_TASK DETAILS_
Only lines containing the word "hipFree" are needed; pull them out of the material.

[Start of section]

# fabrizioromanelli/ORBSLAM2

Hardware: AMD Instinct MI355X
Metric: frames/sec ORB extract+match, KITTI 1241×376 stereo, 2000 feats; 1/2/4/8 GPU (higher is better)
Workload: dtype u8; 1 GPU; Stereo-KITTI00-02 1241x376, 2000 features, 8 levels: extract L+R + ComputeStereoMatches (64 pairs per step per GPU, weak scaling); distinct_pairs=16, chains_in_flight=1, stream_groups=1, quadtree_kernel=3, parallelism=frame-pair sharding, no data-path collective

## Files before the change

### orbslam2_amd/csrc/orbfe_api.hip

```cpp
#include "orbfe_host.h"

#include <algorithm>
#include <chrono>
#include <cmath>
#include <cstdarg>
#include <cstdio>
#include <cstdlib>
#include <cstring>
#include <new>
#include <vector>

static const int8_t k_bit_pattern_31[1024] = {
#include "orb_pattern_31.inc"
};
static thread_local char g_err[512] = "";

int orbfe_fail(orbfe_context *ctx, int code, const char *fmt, ...)
{
    char msg[512];
    va_list ap;
    va_start(ap, fmt);
    vsnprintf(msg, sizeof(msg), fmt, ap);
    va_end(ap);
    snprintf(g_err, sizeof(g_err), "%s", msg);
// ... 161 lines not shown
    T(&b.tail_plan, P.tail_plan, "pyramid tail plan");
    T(&b.pair_plan, P.pair_plan, "pyramid pair plan");
    T(&b.rs_tab, P.rs_tab, "resize table");
    T(&b.cell_aux, P.cell_aux, "cell table");
    T(&b.fast_lane_tab, P.fast_lane_tab, "cell table");
    T(&b.cell_info, P.cell_info, "cell table");
    T(&b.bk_tab, P.bk_tab, "bucket table");
    T(&b.bk_off, P.bk_off, "bucket partial table");
    T(&b.bk_emap, P.bk_emap, "bucket partial table");
    A(b.bk_part, B * P.bk_emap.size());
    T(&b.blur_tile_info, P.blur_tile_info, "blur tile table");
    T(&b.slot_level, P.slot_level, "slot table");
    T(&b.patch_uv, P.patch_uv, "patch table");
    T(&b.mom_tab, P.mom_tab, "moment table");
    uint32_t *d_pat = nullptr;
    A(d_pat, 256);
    if (rc == ORBFE_OK && hipMemcpy(d_pat, k_bit_pattern_31, 1024, hipMemcpyHostToDevice) != hipSuccess) rc = orbfe_fail(ctx, ORBFE_ERR_HIP, "pattern upload failed");
    b.pattern = d_pat;
    memcpy(ctx->pattern, k_bit_pattern_31, 1024);
    b.lv0 = b.pyr + c.lv[0].pyr_off; b.lv0_stride = c.pyr_bytes; b.lv0_pitch = c.lv[0].pitch; b.lv0_packed = 0;
    Z(b.proc_xy, B * c.sel_total * sizeof(uint32_t)); Z(b.proc_meta, B * c.sel_total * sizeof(uint32_t));
    Z(b.dbg_ts, 4096 * sizeof(long long)); Z(b.row_cnt, pairs * (size_t)p.height * sizeof(int));
    Z(b.bk_part, B * P.bk_emap.size() * sizeof(uint32_t));
    Z(b.kp_cnt, sizeof(int) * B); Z(b.sel_cnt, sizeof(int) * B * c.nlevels); Z(b.status, sizeof(int) * B);
    if (rc != ORBFE_OK) { orbfe_destroy(ctx); return rc; }
    *out = ctx;
    return ORBFE_OK;
} ORBFE_CATCH(nullptr)

extern "C" void orbfe_destroy(orbfe_context *ctx)
{
    if (!ctx) return;
    if (ctx->stream) { hipStreamSynchronize(ctx->stream); }
    for (void *q : ctx->allocs) hipFree(q);
    for (hipEvent_t e : ctx->events) hipEventDestroy(e);
    for (int g = 0; g < ORBFE_MAX_GROUPS; g++) {
        if (ctx->gstreams[g]) { hipStreamSynchronize(ctx->gstreams[g]); hipStreamDestroy(ctx->gstreams[g]); }
        if (ctx->ev_join[g]) hipEventDestroy(ctx->ev_join[g]);
    }
    if (ctx->ev_fork) hipEventDestroy(ctx->ev_fork);
    if (ctx->ev_latest) hipEventDestroy(ctx->ev_latest);
    if (ctx->ev_pack) { if (ctx->ev_pack_set) hipEventSynchronize(ctx->ev_pack); hipEventDestroy(ctx->ev_pack); }
    if (ctx->match) orbfe_match_state_destroy(ctx->match);
    if (ctx->match_device) orbfe_match_device_state_destroy(ctx->match_device);
    if (ctx->bow) orbfe_bow_state_destroy(ctx->bow);
    if (ctx->pose) orbfe_pose_state_destroy(ctx->pose);
    if (ctx->d_depth_in) hipFree(ctx->d_depth_in);
    if (ctx->h_in) hipHostFree(ctx->h_in);
    if (ctx->h_depth_in) hipHostFree(ctx->h_depth_in);
    if (ctx->h_out) hipHostFree(ctx->h_out);
    for (int sd = 0; sd < 2; sd++) { if (ctx->cfg.rm_xy[sd]) hipFree((void *)ctx->cfg.rm_xy[sd]); if (ctx->cfg.rm_a[sd]) hipFree((void *)ctx->cfg.rm_a[sd]); }
    if (ctx->stream) hipStreamDestroy(ctx->stream);
    delete ctx;
}

extern "C" int orbfe_get_camera(const orbfe_context *ctx, float *cam)
try {
    if (!ctx || !cam) return ORBFE_ERR_INVALID;
    cam[0] = ctx->params.fx; cam[1] = ctx->params.fy; cam[2] = ctx->params.cx; cam[3] = ctx->params.cy; cam[4] = ctx->params.bf;
    return ORBFE_OK;
} ORBFE_CATCH(nullptr)

static int wait_latest(orbfe_context *ctx);
extern "C" int orbfe_set_pattern(orbfe_context *ctx, const int32_t *pattern)
try {
    ORBFE_ENTRY(ctx);
// ... 125 lines not shown
    const size_t i = (size_t)img0;
    o.pyr += i * c.pyr_bytes; o.blur += i * c.blur_bytes;
    o.lv0 = o.pyr + c.lv[0].pyr_off; o.lv0_stride = c.pyr_bytes; o.lv0_pitch = c.lv[0].pitch; o.lv0_packed = 0;
    o.cell_cnt += i * c.cells_total; o.cell_base += i * c.cells_total;
    o.cell_xy += i * c.cells_total * c.cell_cap; o.cell_sc += i * c.cells_total * c.cell_cap;
    o.cand_xy += i * c.cand_total; o.cand_sc += i * c.cand_total;
    o.idx0 += i * c.cand_total; o.idx1 += i * c.cand_total; o.ot_xy2 += i * c.cand_total;
    o.lvl_ncand += i * c.nlevels; o.sel_cnt += i * c.nlevels;
    o.bk_part += i * c.bk_part_total; o.bk_end += i * c.nlevels * 4097;
    if (o.ot3_scratch) o.ot3_scratch += i * c.nlevels * orbfe_octree3_node_bytes(c.max_nodes, orbfe_sort_cap(c.max_nodes));
    if (o.bk_best) o.bk_best += i * c.nlevels * ORBFE_BK_PYR;
    if (o.otg_scratch) o.otg_scratch += i * orbfe_otg_level_off(c, c.nlevels);
    o.sel_xy += i * c.sel_total; o.sel_sc += i * c.sel_total; o.proc_xy += i * c.sel_total; o.proc_meta += i * c.sel_total;
    o.kps = (KeyPointPOD *)o.kps + i * c.sel_total; o.desc += i * c.sel_total * 32;
    o.kp_cnt += i; o.status += i;
    o.u_right += i * c.sel_total; o.depth += i * c.sel_total; o.sad += i * c.sel_total;
    o.row_cnt += (i / 2) * (size_t)c.height; o.row_ent += (i / 2) * (size_t)c.height * c.row_cap;
    return o;
}

static int blur_ride_from_of(const orbfe_context *ctx, int n_images)
{
    if (!ctx->plan.fuse_blur) return ctx->cfg.nlevels;
    return n_images >= ctx->plan.blur_ride_min_images ? (ctx->plan.blur_ride_from < ctx->cfg.nlevels ? ctx->plan.blur_ride_from : ctx->cfg.nlevels) : ORBFE_MAX_LEVELS;
}

extern "C" int orbfe_blur_ride_from(const orbfe_context *ctx, int n_images)
try {
    if (!ctx) return ORBFE_ERR_INVALID;
    const int r = blur_ride_from_of(ctx, n_images);
    return r < ctx->cfg.nlevels ? r : (ctx->plan.fuse_blur && n_images < ctx->plan.blur_ride_min_images ? ctx->cfg.nlevels - 1 : ctx->cfg.nlevels);
} ORBFE_CATCH(nullptr)

static void run_chain(orbfe_context *ctx, const uint8_t *d_images, int img0, int n_images, int n_pairs, hipStream_t s, int group)
{
    const DeviceConfig &cfg = ctx->cfg;
    DeviceBuffers buf = shift_buffers(ctx->buf, cfg, img0);
    const uint8_t *src = d_images + (size_t)img0 * cfg.in_image_bytes;
    prof_mark(ctx, group, 0, s);
    if (ctx->plan.inplace_ok && cfg.in_cn == 1 && !cfg.rm_on) {
        buf.lv0 = src; buf.lv0_stride = cfg.in_image_bytes; buf.lv0_pitch = cfg.width; buf.lv0_packed = 1;
    } else {
        orbfe_launch_ingest(cfg, buf, src, n_images, s);
    }
    prof_mark(ctx, group, 1, s);
    const int ride_from = blur_ride_from_of(ctx, n_images);
    const int blurred = orbfe_launch_pyramid(cfg, buf, n_images, ctx->plan.fuse_blur, s, ride_from);
    prof_mark(ctx, group, 2, s);
    if (!ctx->plan.fuse_blur) orbfe_launch_blur(cfg, buf, n_images, blurred, s);
    prof_mark(ctx, group, 3, s);
    orbfe_launch_fast(cfg, buf, n_images, ctx->plan.use_octree3, s, ctx->plan.fuse_blur ? blurred : cfg.nlevels);
    prof_mark(ctx, group, 4, s);
    if (ctx->plan.use_octree3) orbfe_launch_octree3(cfg, buf, n_images, ctx->plan.ot_sort_cap, ctx->plan.ot3_lds, ctx->plan.ot3_nodes_in_hbm, s);
    else if (const hipError_t e = orbfe_launch_octree_generic(cfg, buf, n_images, ctx->plan.otg_nodes_in_hbm, s)) ctx->chain_err = e;
#ifdef ORBFE_PROFILE_CUTS
    {
        extern void orbfe_launch_dbg_sort_sel(const DeviceConfig &, const DeviceBuffers &, int, int, hipStream_t);
        static const int dbg_sort = getenv("ORBFE_DBG_SORT_SEL") ? atoi(getenv("ORBFE_DBG_SORT_SEL")) : 0;
        if (dbg_sort) orbfe_launch_dbg_sort_sel(cfg, buf, n_images, dbg_sort, s);
    }
#endif
    prof_mark(ctx, group, 5, s);
    orbfe_launch_describe(cfg, buf, n_images, n_pairs > 0, s);
    prof_mark(ctx, group, 6, s);
    if (n_pairs > 0) {
        if (cfg.half_patch != 15) orbfe_launch_stereo_rowlists(cfg, buf, n_pairs, s);
        orbfe_launch_stereo_match(cfg, buf, n_pairs, s);
        prof_mark(ctx, group, 7, s);
        orbfe_launch_stereo_median(cfg, buf, n_pairs, s);
        prof_mark(ctx, group, 8, s);
    }
}

static int enqueue_batch(orbfe_context *ctx, const uint8_t *d_images, int n_units, int imgs_per_unit, void *stream)
{
    hipStream_t s;
    if (const int rc = orbfe_enqueue_on(ctx, stream, false, &s)) return rc;
    ctx->prof_now = ctx->profiling && (ctx->prof_seq++ % (unsigned)ctx->prof_every) == 0;
    const int n_images = n_units * imgs_per_unit;
    int G = ctx->groups < n_units ? ctx->groups : n_units;
    if (G < 1) G = 1;
    if (G == 1) {
        run_chain(ctx, d_images, 0, n_images, imgs_per_unit == 2 ? n_units : 0, s, 0);
    } else {
        ORBFE_HIP_TRY(ctx, hipEventRecord(ctx->ev_fork, s));
        int u0 = 0;
        for (int g = 0; g < G; g++) {
            const int nu = n_units / G + (g < n_units % G ? 1 : 0);
            hipStream_t sg = ctx->gstreams[g];
            ORBFE_HIP_TRY(ctx, hipStreamWaitEvent(sg, ctx->ev_fork, 0));
            run_chain(ctx, d_images, u0 * imgs_per_unit, nu * imgs_per_unit, imgs_per_unit == 2 ? nu : 0, sg, g);
            ORBFE_HIP_TRY(ctx, hipEventRecord(ctx->ev_join[g], sg));
            ORBFE_HIP_TRY(ctx, hipStreamWaitEvent(s, ctx->ev_join[g], 0));
            u0 += nu;
        }
    }
    if (ctx->chain_err != hipSuccess) { const hipError_t e = ctx->chain_err; ctx->chain_err = hipSuccess; return orbfe_fail(ctx, ORBFE_ERR_HIP, "quadtree launch: %s", hipGetErrorString(e)); }
    ORBFE_HIP_TRY(ctx, hipGetLastError());
    ctx->last_src = (ctx->plan.inplace_ok && ctx->cfg.in_cn == 1 && !ctx->cfg.rm_on) ? d_images : nullptr;
    ctx->last_src_owned = ctx->last_src && ctx->last_src == ctx->d_in;
    ctx->last_images = n_images;
    ctx->epoch++;
    ctx->prof_groups = G;
    ctx->latest_foreign = s != ctx->stream;
    if (ctx->latest_foreign) ORBFE_HIP_TRY(ctx, hipEventRecord(ctx->ev_latest, s));
    if (ctx->prof_now) ctx->prof_calls++;
    return ORBFE_OK;
}
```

[End of section]

_TASK OUTPUT_
    for (void *q : ctx->allocs) hipFree(q);
    if (ctx->d_depth_in) hipFree(ctx->d_depth_in);
    for (int sd = 0; sd < 2; sd++) { if (ctx->cfg.rm_xy[sd]) hipFree((void *)ctx->cfg.rm_xy[sd]); if (ctx->cfg.rm_a[sd]) hipFree((void *)ctx->cfg.rm_a[sd]); }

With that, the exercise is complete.